Los peruanos son gente curiosa: los héroes que admiran son perdedores, los equipos de fútbol a los que reciben con honores fueron en verdad ampliamente derrotados y Lima, su adorada capital, es una ciudad en ruinas, fea, desordenada, sucia y con un tráfico vehicular y un transporte público que son el mismo infierno.
Y así, en estado catástrofico, Lima cumple 484 años de fundada. La mayor parte de la ciudad es horrible, hay barrios que se inundan con aguas pestilentes y sectores de nuestra capital que tienen valor histórico y arquitectónico se derrumban poco a poco o se queman en incendios sin que a nadie le importe demasiado.
Es el caso de Barrios Altos, de partes del Rímac, de Miraflores y Barranco (donde se deja que viejas y bellas casonas se vengan abajo para poder construir edificios «modernos» en el terreno liberado). Eso ocurre a vista y paciencia de todo el mundo, en la indiferencia casi general de quienes se llenan la boca evocando a «la tres veces coronada villa», «la ciudad jardín» y otras boludeces que hoy no son sino mentiras.

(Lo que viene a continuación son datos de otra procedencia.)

template <int WM, int WN, int TM, int TN, int CHAIN = 0>
__global__ __launch_bounds__(256, CHAIN ? 2 : 3) void k_conv_x6s(ConvX a) {
    constexpr bool BLDS = CHAIN > 0;
    constexpr int BM = WM * TM * 32, BN = WN * TN * 32;
    constexpr int APL = BM * 32;
    constexpr int BST = BLDS ? BN / 32 * 6 * 512 : 0;
    constexpr int STAGE = 3 * APL + BST;
    constexpr int RW = BM / 4;
    constexpr int RG = RW / 16;
    constexpr int BPW = BLDS ? BN / 32 * 6 / 4 : 0;
    constexpr int EPIB = CHAIN ? x6_chain_lds_bytes<BM, BN>() : x6_epi_bytes<TN>();
    constexpr int LDSB = (2 * STAGE * 2 > EPIB) ? 2 * STAGE * 2 : EPIB;
    static_assert(RW % 16 == 0, "whole DMA groups per wave");
    static_assert(!BLDS || (BN / 32 * 6) % 4 == 0, "whole B pieces per wave");
    __shared__ __attribute__((aligned(16))) unsigned char lds_raw[LDSB];
    const __bf16 *lds = (const __bf16 *)lds_raw;

    const int tid = threadIdx.x;
    const int lane = tid & 63, wave = __builtin_amdgcn_readfirstlane(tid >> 6);
    const int wm = wave / WN, wn = wave % WN;
    const int n_tiles = (a.Co + BN - 1) / BN;
    const unsigned bid = xcd_block(blockIdx.x, gridDim.x);
    const int64_t m0 = (int64_t)(bid / n_tiles) * BM;
    const int n0 = (bid % n_tiles) * BN;

    int64_t abase[RG];
    int aiy[RG], aix[RG];
    bool aok[RG];
#pragma unroll
    for (int g = 0; g < RG; ++g) {
        const int row = wave * RW + 16 * g + (lane >> 2);
        const int lc = (lane & 3) ^ ((row >> 2) & 3);
        const int64_t m = m0 + row;
        aok[g] = m < a.M;
        const int64_t mm = aok[g] ? m : 0;
        const int ox = (int)(mm % a.Wo);
        const int64_t t = mm / a.Wo;
        const int oy = (int)(t % a.Ho);
        const int64_t n = t / a.Ho;
        aiy[g] = oy * a.stride - a.pad;
        aix[g] = ox * a.stride - a.pad;
        abase[g] = ((n * a.H + aiy[g]) * a.W + aix[g]) * a.Ci + 8 * lc;
    }
    const unsigned lbase = (unsigned)__builtin_amdgcn_readfirstlane((int)lds_addr(lds_raw));
    const int S = a.Kp / XBK;
    int ky = 0, kx = 0, ci0 = 0, kstep = 0;
    const __bf16 *bsrc = a.wp + (int64_t)(n0 >> 5) * S * 1536 + lane * 8;
    auto issue = [&](int buf) {
        if constexpr (BLDS) {
            const unsigned db = lbase + (unsigned)(buf * STAGE * 2 + 3 * APL * 2);
#pragma unroll
            for (int i = 0; i < BPW; ++i) {
                const int q = wave + 4 * i, cbl = q / 6, r = q % 6;
                lds_dma16(bsrc + ((int64_t)cbl * S + 2 * kstep + r / 3) * 1536 + (r % 3) * 512,
                      db + (unsigned)(q * 1024));
            }
            ++kstep;
        }
        const int64_t toff = ((int64_t)ky * a.dil * a.W + kx * a.dil) * a.Ci + ci0;
        const unsigned d0 = lbase + (unsigned)(buf * STAGE * 2) + (unsigned)(wave * RW * 64);
#pragma unroll
        for (int g = 0; g < RG; ++g) {
            const int iy = aiy[g] + ky * a.dil, ix = aix[g] + kx * a.dil;
            const bool in = aok[g] && (unsigned)iy < (unsigned)a.H && (unsigned)ix < (unsigned)a.W;
            const __bf16 *src = a.xs + abase[g] + toff;
#pragma unroll
            for (int p = 0; p < 3; ++p)
                lds_dma16(in ? (const void *)(src + p * a.xps) : (const void *)g_xzero4,
                      d0 + (unsigned)(p * APL * 2 + g * 1024));
        }
        ci0 += YBK;
        if (ci0 == a.Ci) {
            ci0 = 0;
            if (++kx == a.KW) {
                kx = 0;
                ++ky;
            }
        }
    };

    const __amdgpu_buffer_rsrc_t rw = buffer_rsrc(a.wp, copad_x(a.Co) / 32 * (int64_t)S * 3072);
    const int cb0 = (n0 + wn * TN * 32) >> 5;
    const int vl = lane * 16;
    bf16x8 bs0[TN][3], bs1[TN][3];
#define X6S_BLOAD(BS, G)                                                                                   \
    do {                                                                                                   \
        const int g_ = (G) < S ? (G) : S - 1;                                                              \
        _Pragma("unroll") for (int j = 0; j < TN; ++j)                                                     \
            _Pragma("unroll") for (int p = 0; p < 3; ++p)                                                  \
                BS[j][p] = __builtin_bit_cast(                                                             \
                    bf16x8, __builtin_amdgcn_raw_buffer_load_b128(rw, vl, (((cb0 + j) * S + g_) * 3 + p) * 1024, 0)); \
    } while (0)
    const int r32 = lane & 31, h = lane >> 5;
#define X6S_SLICE(AS, KK, BC)                                                                              \
    do {                                                                                                   \
        bf16x8 fa[TM][3];                                                                                  \
        _Pragma("unroll") for (int i = 0; i < TM; ++i) {                                                   \
            const int R = wm * TM * 32 + i * 32 + r32;                                                     \
            const int ph = (2 * (KK) + h) ^ ((R >> 2) & 3);                                                \
            _Pragma("unroll") for (int p = 0; p < 3; ++p)                                                  \
                fa[i][p] = *(const bf16x8 *)(AS + p * APL + R * 32 + ph * 8);                              \
        }                                                                                                  \
        _Pragma("unroll") for (int i = 0; i < TM; ++i)                                                     \
            _Pragma("unroll") for (int j = 0; j < TN; ++j)                                                 \
                x6_dot(acc[i][j], fa[i], BC[j]);                                                           \
    } while (0)

    f32x16 acc[TM][TN];
#pragma unroll
    for (int i = 0; i < TM; ++i)
#pragma unroll
        for (int j = 0; j < TN; ++j) acc[i][j] = (f32x16){0};
    const int nk = a.Kp / YBK;
    if constexpr (BLDS) {
        issue(0);
        asm volatile("s_waitcnt vmcnt(0)" ::: "memory");
        __syncthreads();
        for (int ks = 0; ks < nk; ++ks) {
            const int cur = ks & 1;
            if (ks + 1 < nk) issue(cur ^ 1);
            const __bf16 *As = lds + cur * STAGE;
            const __bf16 *Bs = As + 3 * APL + lane * 8;
#pragma unroll
            for (int kk = 0; kk < 2; ++kk) {
                bf16x8 fb[TN][3];
#pragma unroll
                for (int j = 0; j < TN; ++j)
#pragma unroll
                    for (int p = 0; p < 3; ++p) fb[j][p] = *(const bf16x8 *)(Bs + (((wn * TN + j) * 2 + kk) * 3 + p) * 512);
                X6S_SLICE(As, kk, fb);
            }
            asm volatile("s_waitcnt vmcnt(0)" ::: "memory");
            __syncthreads();
        }
    } else {
        X6S_BLOAD(bs0, 0);
        issue(0);
        asm volatile("s_waitcnt vmcnt(0)" ::: "memory");
        __syncthreads();
        for (int ks = 0; ks < nk; ++ks) {
            const int cur = ks & 1;
            if (ks + 1 < nk) issue(cur ^ 1);
            const __bf16 *As = lds + cur * STAGE;
            X6S_BLOAD(bs1, 2 * ks + 1);
            X6S_SLICE(As, 0, bs0);
            X6S_BLOAD(bs0, 2 * ks + 2);
            X6S_SLICE(As, 1, bs1);
            asm volatile("s_waitcnt vmcnt(0)" ::: "memory");
            __syncthreads();
        }
    }
#undef X6S_SLICE
#undef X6S_BLOAD
    if constexpr (CHAIN > 0) {
        x6_chain_epilogue<WM, WN, TM, TN, CHAIN == 2 ? 4 : 0>(a, lds_raw, acc, wave, lane, wm, wn, m0);
        return;
    }
    x6_epilogue<TM, TN>(a, (float *)lds_raw, acc, wave, lane, wn, wm, m0, n0);
}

De la Lima todavía agradable en la que nací, crecí y viví mi primera juventud ya no queda casi nada. Sólo el recuerdo y tal vez la nostalgia. La ciudad de un millón de habitantes (o menos) de mediados del siglo pasado es hoy una megalópolis de más de ocho millones y, sin embargo, nada ha sido hecho con verdadera seriedad para que la ciudad pueda adaptarse a este crecimiento desmesurado. Por eso hoy, con sano espíritu de aguafiestas, una conocida urbanista ha dicho: «La imagen de Lima es la de los perros comiendo basura en las calles».